Functional Form, Proxy Variables, and Measurement Error
This happens when we use the wrong functional relationship between our variables. For example, the true relationship is quadratic, but we only include a linear term.
True Model: wage = β0 + β1exper + β2exper2 + u
Our Model: wage = β0 + β1exper + u
It's a type of omitted variable bias! The term `exper`2 is now in the error term, and since `exper`2 is correlated with `exper`, our estimator for β1 will be biased and inconsistent.
How can we detect if our functional form is wrong? Ramsey's RESET (Regression Specification Error Test) is a general test for this.
Limitation: RESET tells you if your model might be wrong, but it doesn't tell you how to fix it.
This is a more difficult problem. What if a key variable is unobservable (like innate 'ability')? Leaving it out causes omitted variable bias.
A proxy variable is an observed variable that is related to the unobserved variable. We can't measure ability, but maybe we can measure `IQ`.
We "plug in" the proxy variable for the unobserved variable and run the regression. This can reduce or even eliminate the bias.
log(wage) = β0 + β1educ + β2exper + β3ability + u
↓
log(wage) = β0 + β1educ + β2exper + α3IQ + e
For the proxy variable solution to work (i.e., give consistent estimates), two key assumptions must hold:
The proxy (`IQ`) must have no partial effect on `y` once the unobserved variable (`ability`) and other x's are controlled for. In other words, the proxy only affects `y` through its relationship with the unobserved variable.
The error in the relationship between the proxy and the unobserved variable must be uncorrelated with the other x's. This means that once we control for the proxy, the other x's are not related to the unobserved variable.
E(ability | educ, exper, IQ) = E(ability | IQ)
This second assumption is the crucial and most difficult one to satisfy.
This happens when we observe a variable imprecisely. It is different from the proxy variable problem.
If the measurement error is uncorrelated with the x's, OLS is still unbiased and consistent. The only consequence is a larger error variance (less precise estimates).

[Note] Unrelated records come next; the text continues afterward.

# ElBaldo1/FastOptSolver

Measured on AMD Instinct MI355X. Metric: fista_iterations_per_second, higher is better.
Workload: dtype f32

## Files before the change

### fastoptsolver_amd/_core.py

```python
import ctypes as C
import collections
import math

import numpy as np
import torch

from . import _lib


def require_gpu():
    if not torch.cuda.is_available():
        raise _lib.FosError("fastoptsolver_amd needs a ROCm GPU (torch.cuda.is_available() is False); "
                            "there is no CPU fallback by design")


def stream_ptr():
    return C.c_void_p(torch.cuda.current_stream().cuda_stream)


def ptr(t):
    return C.c_void_p(t.data_ptr()) if t is not None else C.c_void_p(0)


def is_tensor(x):
# ... 416 lines not shown

    def plan(self):
        arr = (C.c_int32 * 8)()
        _lib.check(self.lib.fos_problem_plan(self.h, arr), "fos_problem_plan")
        keys = ("path", "threads", "chunks", "rows", "workgroups", "slabs", "nontemporal", "cus")
        plan = dict(zip(keys, list(arr)))
        flags = plan["nontemporal"]
        plan["nontemporal"] = flags & 1
        plan["resident"] = (flags >> 1) & 1
        plan["tall"] = (flags >> 2) & 1
        plan["colblock"] = (flags >> 3) & 1
        plan["cluster"] = (flags >> 4) & 1
        plan["interleave"] = (flags >> 5) & 1
        plan["fused_mfma"] = (flags >> 6) & 1
        plan["chip_resident"] = (flags >> 7) & 1
        return plan

    def replan(self, no_resident=False, no_tall=False, no_wide=False, no_colblock=False, cluster=None, interleave=None,
               fused_mfma=False, chip_resident=None):
        flags = ((_lib.PLAN_NO_RESIDENT if no_resident else 0) | (_lib.PLAN_NO_TALL if no_tall else 0) |
                 (_lib.PLAN_NO_WIDE if no_wide else 0) | (_lib.PLAN_NO_COLBLOCK if no_colblock else 0) |
                 (0 if cluster is None else (_lib.PLAN_CLUSTER if cluster else _lib.PLAN_NO_CLUSTER)) |
                 (0 if interleave is None else (_lib.PLAN_INTERLEAVE if interleave else _lib.PLAN_NO_INTERLEAVE)) |
                 (_lib.PLAN_FUSED_MFMA if fused_mfma else 0) |
                 (0 if chip_resident is None else (_lib.PLAN_CHIP_RESIDENT if chip_resident else _lib.PLAN_NO_CHIP_RESIDENT)))
        with self.ctx():
            _lib.check(self.lib.fos_problem_replan(self.h, flags), "fos_problem_replan")

    def set_comm(self, comm):
        _lib.check(self.lib.fos_problem_set_comm(self.h, comm.h if comm is not None else None), "fos_problem_set_comm")
        self.comm = comm

    def set_comm_cols(self, comm):
        with self.ctx():
            _lib.check(self.lib.fos_problem_set_comm_cols(self.h, comm.h), "fos_problem_set_comm_cols")
        self.comm = comm
        self.col_sharded = True

    def tune(self, threads, chunks, rows, workgroups=0):
        _lib.check(self.lib.fos_problem_tune(self.h, threads, chunks, rows, workgroups), "fos_problem_tune")
# ... 399 lines not shown
```

### fastoptsolver_amd/_lib.py

```python
import ctypes as C
import os

HERE = os.path.dirname(os.path.abspath(__file__))
LIB_PATH = os.path.join(HERE, "libfos_hip.so")

FOS_F32, FOS_BF16 = 0, 1
MODE_FISTA, MODE_DELTA, MODE_ISTA = 0, 1, 2
PROX_L1, PROX_ENET = 0, 1
LOSS_SQUARED, LOSS_LOGISTIC = 0, 1
LOSS_MULTINOMIAL = 2
STOP_NONE, STOP_STEP, STOP_RATIO, STOP_GRAD, STOP_LS_STALL = 0, 1, 2, 3, 4
ERR_UNSUPPORTED = -4
PLAN_NO_RESIDENT, PLAN_NO_TALL, PLAN_NO_WIDE, PLAN_NO_COLBLOCK, PLAN_CLUSTER, PLAN_INTERLEAVE, PLAN_NO_INTERLEAVE, PLAN_NO_CLUSTER, PLAN_FUSED_MFMA, PLAN_CHIP_RESIDENT, PLAN_NO_CHIP_RESIDENT = 1, 2, 4, 8, 16, 32, 64, 128, 256, 512, 1024


class FistaParams(C.Structure):
    _fields_ = [("tau", C.c_double), ("alpha1", C.c_double), ("alpha2", C.c_double), ("delta", C.c_double),
                ("restart_threshold", C.c_double), ("tol_step", C.c_double), ("tol_ratio", C.c_double),
                ("tol_grad", C.c_double), ("mode", C.c_int32), ("prox_kind", C.c_int32), ("adaptive_restart", C.c_int32),
                ("group", C.c_int32)]


class LineSearchState(C.Structure):
    _fields_ = [(k, C.c_double) for k in ("f0", "d0", "dtest", "width", "width1", "lo", "flo", "dlo", "hi", "fhi", "dhi",
                                           "smin", "smax")] + [(k, C.c_int32) for k in ("stage1", "brackt", "status", "reserved")]


class LbfgsResult(C.Structure):
# ... 161 lines not shown
```

### fastoptsolver_amd/csrc/fos_fista.hip

```cpp
#include "fos_internal.hpp"
#include "fused_step.hpp"
#include "chip_resident.hpp"
#include <cassert>

using namespace fosapi;

template <int NQ>
static int launch_fused(const fos::FusedArgs& a, int G, size_t lds, hipStream_t st) {
  auto kern = fos::fista_fused_kernel<NQ>;
  static std::atomic<uint64_t> done{0};
  int dev = 0;
  HIP_TRY(hipGetDevice(&dev));
  const uint64_t bit = 1ull << (dev & 63);
  if (!(done.load(std::memory_order_acquire) & bit)) {
    HIP_TRY(hipFuncSetAttribute(reinterpret_cast<const void*>(kern), hipFuncAttributeMaxDynamicSharedMemorySize, (int)lds));
    done.fetch_or(bit, std::memory_order_release);
  }
  hipLaunchKernelGGL(kern, dim3(G), dim3(fos::FZ_THREADS), lds, st, a);
  LAUNCH_CHECK();
  return FOS_OK;
}

template <int NC, bool CTRL>
static int launch_chip(const fos::ChipArgs& a, int G, size_t lds, hipStream_t st) {
// ... 402 lines not shown
  hipLaunchKernelGGL(fos::history_fold_kernel, dim3(iters), dim3(64), 0, p->stream, rr2_slots, nwg, part_slots, f->nupd,
                     hist);
  LAUNCH_CHECK();
  rc = finish_plain(f, part_slots + (iters - 1) * psz, iters >= 2 ? part_slots + (iters - 2) * psz : nullptr, f->nupd,
                    p->pass.rr_part, nwg);
  restart_plain(f);
  return rc;
}

int fos_fista_run(fos_fista* f, int iters) {
  if (!f || iters < 0) return fail(FOS_ERR_ARG, "fos_fista_run: bad argument");
  if (int rc_ = need_squared(f->p, "fos_fista_run")) return rc_;
  if (int rc_ = need_separable(f, "fos_fista_run")) return rc_;
  fos_problem* p = f->p;
  if (iters == 0) return FOS_OK;
  if (p->pass.resident) return run_resident(f, iters, nullptr, nullptr);
  {
    const bool chip_region = p->dtype == FOS_F32 && p->m >= 512 && iters >= 8 &&
                             (p->n <= 8 ? p->m <= 131072 : (p->n <= 16 && p->m <= 32768));
    if ((p->chip_mode == 1 || (p->chip_mode == 0 && chip_region)) && !p->comm && !f->precise && !f->prm.tau_from_state &&
        f->prm.tol_grad == 0.0) {
      const int rcc = fos_fista_run_chip(f, iters);
      if (rcc != FOS_ERR_UNSUPPORTED && rcc != FOS_ERR_STATE) return rcc;
    }
  }
  if (f->prm.tol_grad > 0.0 && !p->comm) {
    for (int it = 0; it < iters; ++it) {
      int rc;
      if ((rc = fos_fista_grad(f))) return rc;
      if ((rc = launch_grad_norm_stop(f))) return rc;
// ... 717 lines not shown
                       (int)p->cand.n_pad, f->x_cur, f->x_prev, f->scal, f->prm, t, eta, nv, p->cand.xp, p->ws.part, t_from_state);
  hipLaunchKernelGGL(fos::fold_partials_kernel, dim3(1), dim3(fos::FOLD_THREADS), 0, p->stream, p->ws.part, grid, fos::BT_W, p->cand.bt_out);
  LAUNCH_CHECK();
  if (p->col_sharded) {
    int rc = reduce_across(p, p->cand.bt_out, fos::BT_W, true);
    if (rc) return rc;
  }
  return launch_residual_batch(p, 0, p->cand.bt_out + 64, stopped);
}
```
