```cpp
__device__ __forceinline__ bool ticket_due(bool in_dyn, int tn, int tstep, int t_dyn, int dyn_mask) {
  return in_dyn ? ((tn - t_dyn) & dyn_mask) == dyn_mask : tn + tstep >= t_dyn;
}
__device__ __forceinline__ void ticket_draw(unsigned& tk, bool drawer, unsigned* ticket) {
  const unsigned mask = __builtin_amdgcn_readfirstlane(drawer ? 1u : 0u);
  unsigned long long keep;
  unsigned zero = 0u, one = 1u;
  asm volatile("s_mov_b64 %1, exec\n\ts_mov_b32 exec_lo, %2\n\ts_mov_b32 exec_hi, 0\n\tglobal_atomic_add %0, %3, %4, %5 sc0\n\ts_mov_b64 exec, %1"
               : "+v"(tk), "=&s"(keep) : "s"(mask), "v"(zero), "v"(one), "s"(ticket) : "memory");
}
__device__ __forceinline__ void ticket_publish(int* sh_next, int it, unsigned tk, int t_dyn, int dyn_mask) {
  sh_next[it & 1] = t_dyn + (int)tk * (dyn_mask + 1);
}
__device__ __forceinline__ int ticket_take(const int* sh_next, int it, int tend) {
  const int tnn = __builtin_amdgcn_readfirstlane(sh_next[it & 1]);
  return (unsigned)tnn < (unsigned)tend ? tnn : tend;
}

__device__ __forceinline__ void dump_pad(float* part_s, int* part_r, size_t o, int first, int kp) {
  for (int p = first; p < kp; p += 4) {
    part_s[o + p] = kNegInf;
    part_r[o + p] = -1;
  }
}
template <int K>
__device__ __forceinline__ void chain_store(float* part_s, int* part_r, size_t o, const float (&ts)[K], const int (&tr)[K]) {
#pragma unroll
  for (int j = 0; j < K; ++j) {
    part_s[o + j] = ts[j];
    part_r[o + j] = tr[j];
  }
}

template <auto kKernel>
int launch_scan(int lds, int threads, const ScanArgs& a, hipStream_t stream) {
  static bool done = false;
  if (!done) {
    hipError_t e = hipFuncSetAttribute(reinterpret_cast<const void*>(kKernel), hipFuncAttributeMaxDynamicSharedMemorySize, lds);
    if (e != hipSuccess) return (int)e;
    done = true;
  }
  hipLaunchKernelGGL(kKernel, dim3(a.nqb * a.nwg), dim3(threads), lds, stream, a);
  return (int)hipGetLastError();
}

}
}
```

### compressed-rag-suite_amd/csrc/scan_wide.hip

```cpp


#include "scan_stream.h"

namespace crs {
namespace {

typedef float f32x16 __attribute__((ext_vector_type(16)));

template <int D, int NW>
constexpr int wide_rb() { return scan_wide_tile_rows(NW, D) / 32; }

template <int K>
constexpr bool wide_streamed() { return K > 16; }
template <int K>
constexpr bool wide_split() { return K > 16; }
template <int K>
constexpr int wide_lane_slots() { return wide_split<K>() ? K / 2 : K; }
template <int D, int NW, int K>
constexpr bool wide_stagger() {
  if (D == 384 && NW == 8 && K == 24) return true;
  return NW == 8 && D <= 384 && !(D == 384 && K >= 16) && !(D == 256 && K >= 32);
}
#ifndef CRS_WIDE_DEFER_ALL
#define CRS_WIDE_DEFER_ALL 0
#endif
template <int D, int NW, int K, bool S16>
constexpr bool wide_defer() {
  if (!wide_split<K>() || (!S16 && D == 384 && NW == 8 && K == 24)) return false;
  if (CRS_WIDE_DEFER_ALL) return true;
  return S16 && D == 384 && NW == 8 && K == 24;
}

template <int D, int NW>
struct WCfg {
  static constexpr int kThreadsW = NW * 64;
  static constexpr int kCpr = D / 8;
  static constexpr int RB = wide_rb<D, NW>();
  static constexpr int TR = 32 * RB;
  static constexpr int kTileBytes = TR * D * 2;
  static constexpr int kLoads = kTileBytes / (kThreadsW * 16);
  static constexpr int kKsteps = D / 16;
  static constexpr int kQStage = NW * 4096;
  static constexpr int kLds = 2 * kTileBytes > kTileBytes + kQStage ? 2 * kTileBytes : kTileBytes + kQStage;
  static_assert(D % 128 == 0, "row length must be a multiple of 128 elements");
  static_assert(kTileBytes % (kThreadsW * 16) == 0, "tile must split into whole 16-byte loads");
};

template <int RB, bool S16>
struct WAcc { f32x16 a[RB]; };
template <int RB>
struct WAcc<RB, true> { f32x4 a[2 * RB][2]; };
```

This is much more serious. Under the Classical Errors-in-Variables (CEV) assumption, OLS is inconsistent and suffers from attenuation bias (the coefficient is biased toward zero).
You want to estimate the effect of education on savings. You have self-reported data on annual income, which you know is measured with error.
If the true effect of income on savings is positive, what will happen to your estimate of the effect of education if income and education are positively correlated?
This is tricky! The measurement error in income causes its own coefficient to be biased toward zero (attenuation bias). But because income is measured with error, it is now correlated with the error term. Since income is also correlated with education, this will cause the coefficient on education to be biased as well. The direction of the bias is hard to determine without more information, but it will not be unbiased.
If data are "missing completely at random," using only observations with complete data is fine. If the missingness is related to the x's or y, we can have a nonrandom sample problem, which can lead to bias.
Some observations can have a disproportionately large effect on the OLS estimates, especially in small samples. It's good practice to check if your results are sensitive to one or two "weird" data points.
LAD is an alternative to OLS that is less sensitive to outliers because it minimizes the sum of absolute residuals, not squared residuals. It estimates the conditional median rather than the conditional mean.
This chapter covered some of the most serious problems in regression that cause our estimators to be biased and inconsistent, along with some potential solutions.